# Cumpleaños Feliz, Víctor



## Namarne

*¡¡¡ FELICIDADES, VÍCTOR !!!* ​ 
Como dijo un gran forero, creo que el _thanks but no thanks_ no contempla los cumpleaños.  
Gracias a ello podemos desearte un *FELIZ CUMPLEAÑOS*. 
Que pases un buen día, 
Jordi


----------



## Antpax

Muchas Felicidades Víctor, ya que no podemos felicitarte por tu sabiduría, tendremos que hacerlo por tu existencia, que ya es bastante.

Saludos.

Ant


----------



## lamartus

*¡Felicidades Víctor!*


Y que cumplas muuuuuuuchos más...


Por aquí algo para celebrar.


Mil besos.​


----------



## chics

Pues yo aprovecho la excusa para felicitarte por tu sabiduría. 
En general, sin contar aportaciones, y un genial sentido del humor.
Aunque lo más importante es...

*¡ ¡ ¡ Feliz cumpleaños ! ! !*​ 
Aquí algo para acompañar a lo de Marta, para celebrarlo todos juntos.


----------



## anthodocheio

*¡Cumpleaños Feliz, Víctor!*​ 
¡Somos muchos que celebramos hoy cumples!

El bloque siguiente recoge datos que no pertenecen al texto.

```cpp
__device__ __forceinline__ f32x2 gelu_fast_f2(f32x2 x) {
#pragma clang fp contract(off)
  const f32x2 z = __builtin_elementwise_abs(x) * 0.70710678118654752440f;
  const f32x2 u = __builtin_elementwise_fma(f32x2{0.3275911f, 0.3275911f}, z, f32x2{1.0f, 1.0f});
  const f32x2 t = {__builtin_amdgcn_rcpf(u.x), __builtin_amdgcn_rcpf(u.y)};
  f32x2 p = __builtin_elementwise_fma(t, f32x2{1.061405429f, 1.061405429f}, f32x2{-1.453152027f, -1.453152027f});
  p = __builtin_elementwise_fma(t, p, f32x2{1.421413741f, 1.421413741f});
  p = __builtin_elementwise_fma(t, p, f32x2{-0.284496736f, -0.284496736f});
  p = __builtin_elementwise_fma(t, p, f32x2{0.254829592f, 0.254829592f});
  const f32x2 poly = t * p;
  const f32x2 zz = (-z) * z;
  const f32x2 e = {__expf(zz.x), __expf(zz.y)};
  const f32x2 erf_abs = __builtin_elementwise_fma(-poly, e, f32x2{1.0f, 1.0f});
  const f32x2 h = x * 0.5f;
  const f32x2 sg = {copysignf(erf_abs.x, x.x), copysignf(erf_abs.y, x.y)};
  return __builtin_elementwise_fma(h, sg, h);
}
__device__ __forceinline__ f32x2 quick_gelu_fast_f2(f32x2 x) {
#pragma clang fp contract(off)
  const f32x2 m = x * 1.702f;
  const f32x2 d = f32x2{__expf(-m.x), __expf(-m.y)} + 1.0f;
  const f32x2 r = {__builtin_amdgcn_rcpf(d.x), __builtin_amdgcn_rcpf(d.y)};
  return x * r;
}

__device__ __forceinline__ float quad_xor1(float v) {
  return __builtin_bit_cast(float, __builtin_amdgcn_update_dpp(0, __builtin_bit_cast(int, v), 0xB1, 0xF, 0xF, false));
}
__device__ __forceinline__ float quad_xor2(float v) {
  return __builtin_bit_cast(float, __builtin_amdgcn_update_dpp(0, __builtin_bit_cast(int, v), 0x4E, 0xF, 0xF, false));
}

#define UFND_DPP(v, old, ctrl, rmask) \
  __builtin_bit_cast(float, __builtin_amdgcn_update_dpp(__builtin_bit_cast(int, (float)(old)), __builtin_bit_cast(int, (float)(v)), ctrl, rmask, 0xF, false))
__device__ __forceinline__ float wave_sum(float v) {
  v += UFND_DPP(v, 0.0f, 0xB1, 0xF);
  v += UFND_DPP(v, 0.0f, 0x4E, 0xF);
  v += UFND_DPP(v, 0.0f, 0x141, 0xF);
  v += UFND_DPP(v, 0.0f, 0x140, 0xF);
  v += UFND_DPP(v, 0.0f, 0x142, 0xA);
  v += UFND_DPP(v, 0.0f, 0x143, 0xC);
  return __builtin_bit_cast(float, __builtin_amdgcn_readlane(__builtin_bit_cast(int, v), 63));
}
__device__ __forceinline__ float wave_max(float v) {
  v = fmaxf(v, UFND_DPP(v, v, 0xB1, 0xF));
  v = fmaxf(v, UFND_DPP(v, v, 0x4E, 0xF));
  v = fmaxf(v, UFND_DPP(v, v, 0x141, 0xF));
  v = fmaxf(v, UFND_DPP(v, v, 0x140, 0xF));
  v = fmaxf(v, UFND_DPP(v, v, 0x142, 0xA));
  v = fmaxf(v, UFND_DPP(v, v, 0x143, 0xC));
  return __builtin_bit_cast(float, __builtin_amdgcn_readlane(__builtin_bit_cast(int, v), 63));
}

__device__ __forceinline__ void philox_4x32(uint64_t seed, uint64_t step, uint32_t layer, uint32_t ctr, uint32_t (&out)[4]) {
  uint32_t k0 = (uint32_t)seed, k1 = (uint32_t)(seed >> 32);
  uint32_t c0 = ctr, c1 = layer, c2 = (uint32_t)step, c3 = (uint32_t)(step >> 32);
#pragma unroll
  for (int r = 0; r < 10; ++r) {
    const uint64_t p0 = (uint64_t)0xD2511F53u * c0;
    const uint64_t p1 = (uint64_t)0xCD9E8D57u * c2;
    const uint32_t n0 = (uint32_t)(p1 >> 32) ^ c1 ^ k0;
    const uint32_t n1 = (uint32_t)p1;
    const uint32_t n2 = (uint32_t)(p0 >> 32) ^ c3 ^ k1;
    const uint32_t n3 = (uint32_t)p0;
    c0 = n0; c1 = n1; c2 = n2; c3 = n3;
    k0 += 0x9E3779B9u; k1 += 0xBB67AE85u;
  }
  out[0] = c0; out[1] = c1; out[2] = c2; out[3] = c3;
}
__device__ __forceinline__ float dropout_keep(uint32_t r, float p) {
  const float u = (float)(r >> 8) * (1.0f / 16777216.0f);
  return (u >= p) ? 1.0f / (1.0f - p) : 0.0f;
}
__device__ __forceinline__ uint64_t dropout_step_key(const ufnd_step_state* st) { return st->step + ((uint64_t)st->micro << 40); }
__device__ __forceinline__ float dropout_mul(const ufnd_step_state* st, float p, uint32_t layer, uint32_t elem) {
  if (p <= 0.0f) return 1.0f;
  uint32_t w[4];
  philox_4x32(st->seed, dropout_step_key(st), layer, elem >> 2, w);
  const uint32_t k = elem & 3u;
  return dropout_keep(k == 0 ? w[0] : (k == 1 ? w[1] : (k == 2 ? w[2] : w[3])), p);
}
__device__ __forceinline__ void dropout_mul4(const ufnd_step_state* st, float p, uint32_t layer, uint32_t elem4, float (&m)[4]) {
  if (p <= 0.0f) { m[0] = m[1] = m[2] = m[3] = 1.0f; return; }
  uint32_t w[4];
  philox_4x32(st->seed, dropout_step_key(st), layer, elem4 >> 2, w);
#pragma unroll
  for (int q = 0; q < 4; ++q) m[q] = dropout_keep(w[q], p);
}
__device__ __forceinline__ void dropout_mul4_ctr(uint64_t seed, uint64_t step, float p, uint32_t layer, uint32_t ctr, float (&m)[4]) {
  uint32_t w[4];
  philox_4x32(seed, step, layer, ctr, w);
#pragma unroll
  for (int q = 0; q < 4; ++q) m[q] = dropout_keep(w[q], p);
}

static inline bool ufnd_attn_dropout_fits(int B, int L, int heads) {
  const long long lp = (L + 3) / 4 * 4;
  return (long long)B * heads * L * lp / 4 <= (1ll << 32);
}
constexpr uint32_t UFND_TAG_TEXT = 256;
constexpr uint32_t UFND_TAG_VISION = 4096;
```

### ultrafnd_git_amd/csrc/diag/gemm_diag.hip

```cpp
#define UFND_DIAG 1
#include "../gemm_bf16_kernel.hpp"
#include "../gemm_bf16_checks.hpp"

extern "C" int ufnd_diag_gemm_bf16_ex(const void* A, const void* W, const float* bias, const float* residual, void* out_bf16,
                                      float* out_f32, int M, int N, int K, int lda, int ldw, int ldr, int ldo, int ldf, int act,
                                      int tile_cfg, void* stream_) {
  UFND_REQUIRE(A && W && (out_bf16 || out_f32), "diag gemm: null operand");
  UFND_REQUIRE(M >= 1 && N >= 64 && K >= 64 && N % 64 == 0 && K % 64 == 0, "diag gemm: M=%d N=%d K=%d", M, N, K);
  GemmArgs a{(const __bf16*)A, (const __bf16*)W, bias, residual, (__bf16*)out_bf16, out_f32, M, N, K, lda, ldw, ldr, ldo, ldf, act, 0, 0, nullptr};
  int mode = 0, cfg = tile_cfg < 0 ? auto_cfg(M, N, K) : tile_cfg;
  if (cfg >= 200) { mode = 2; cfg -= 200; } else if (cfg >= 100) { mode = 1; cfg -= 100; }
  UFND_REQUIRE(cfg < kNumTiles, "diag gemm: unknown tile config %d", cfg);
  UFND_REQUIRE(N % kTiles[cfg].bn == 0, "diag gemm: tile config %d needs N %% %d == 0", cfg, kTiles[cfg].bn);
  int rc = launch_cfg(cfg, mode, a, (hipStream_t)stream_);
  if (rc != UFND_OK) return rc;
  UFND_CHECK_LAUNCH();
  return UFND_OK;
}
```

(¿Hay alguna razón por el color rojo? Espero que le guste a Víctor..)

Nos vemos


----------



## chics

¡Felicidades por tus 24 a ti también, *anthodocheio*!  (que no me vea Víc...)


----------



## Soledad Medina

Me complace desearle un Feliz Cumpleaños a un forero tan inteligente, tan culto y agradable como nuestro querido Víctor.  Ojalá que lo disfrute con mucha alegría y sorpresas muy agradables.

Recibe un cariñoso saludo desde Miami
Soledad


----------



## bb008

*¡FELIZ CUMPLEAÑOS VÍCTOR!*

*VAYA SEÑOR, TAN AGRADABLE, EDUCADO, SIMPÁTICO, CON EXCELENTE SENTIDO DEL HUMOR Y CREO ES ES LO MEJOR QUE TIENE ESE HUMOR QUE PASA ENTRE LO CHISTOSO Y LO NEGRO ENTRE CARCAJADAS Y CARAS DE CIRCUNSTANCIAS, DE TEATRO, DEFINITIVAMENTE LO MEJOR DE LO MEJOR...NO QUIERO PERDERME ESTA FIESTA VÍCTOR ASÍ QUE RECLAMO MI PEDAZO DE TORTA.*

*CUMPLEAÑOS FELIZ, TE DESEAMOS A TÍ CUMPLEAÑOS, VÍCTOR PÉREZ...CUMPLEAÑOS FELIZ (APLAUSOS, PAPELILLOS, PITOS Y MATRACAS)*


----------



## Rayines

*¡¡FELICITACIONES, querido Víctor!! *​ 
*Ahora sí que se puede decir que una chiquilina como yo te debe respeto *​ 
*¡¡Adelante por otros muuuuchos!! *​


----------



## Paquita

Alors comme ça, je te dois le respect pour ton grand âge ???? Tous mes espoirs de te coiffer sur le poteau s'envolent .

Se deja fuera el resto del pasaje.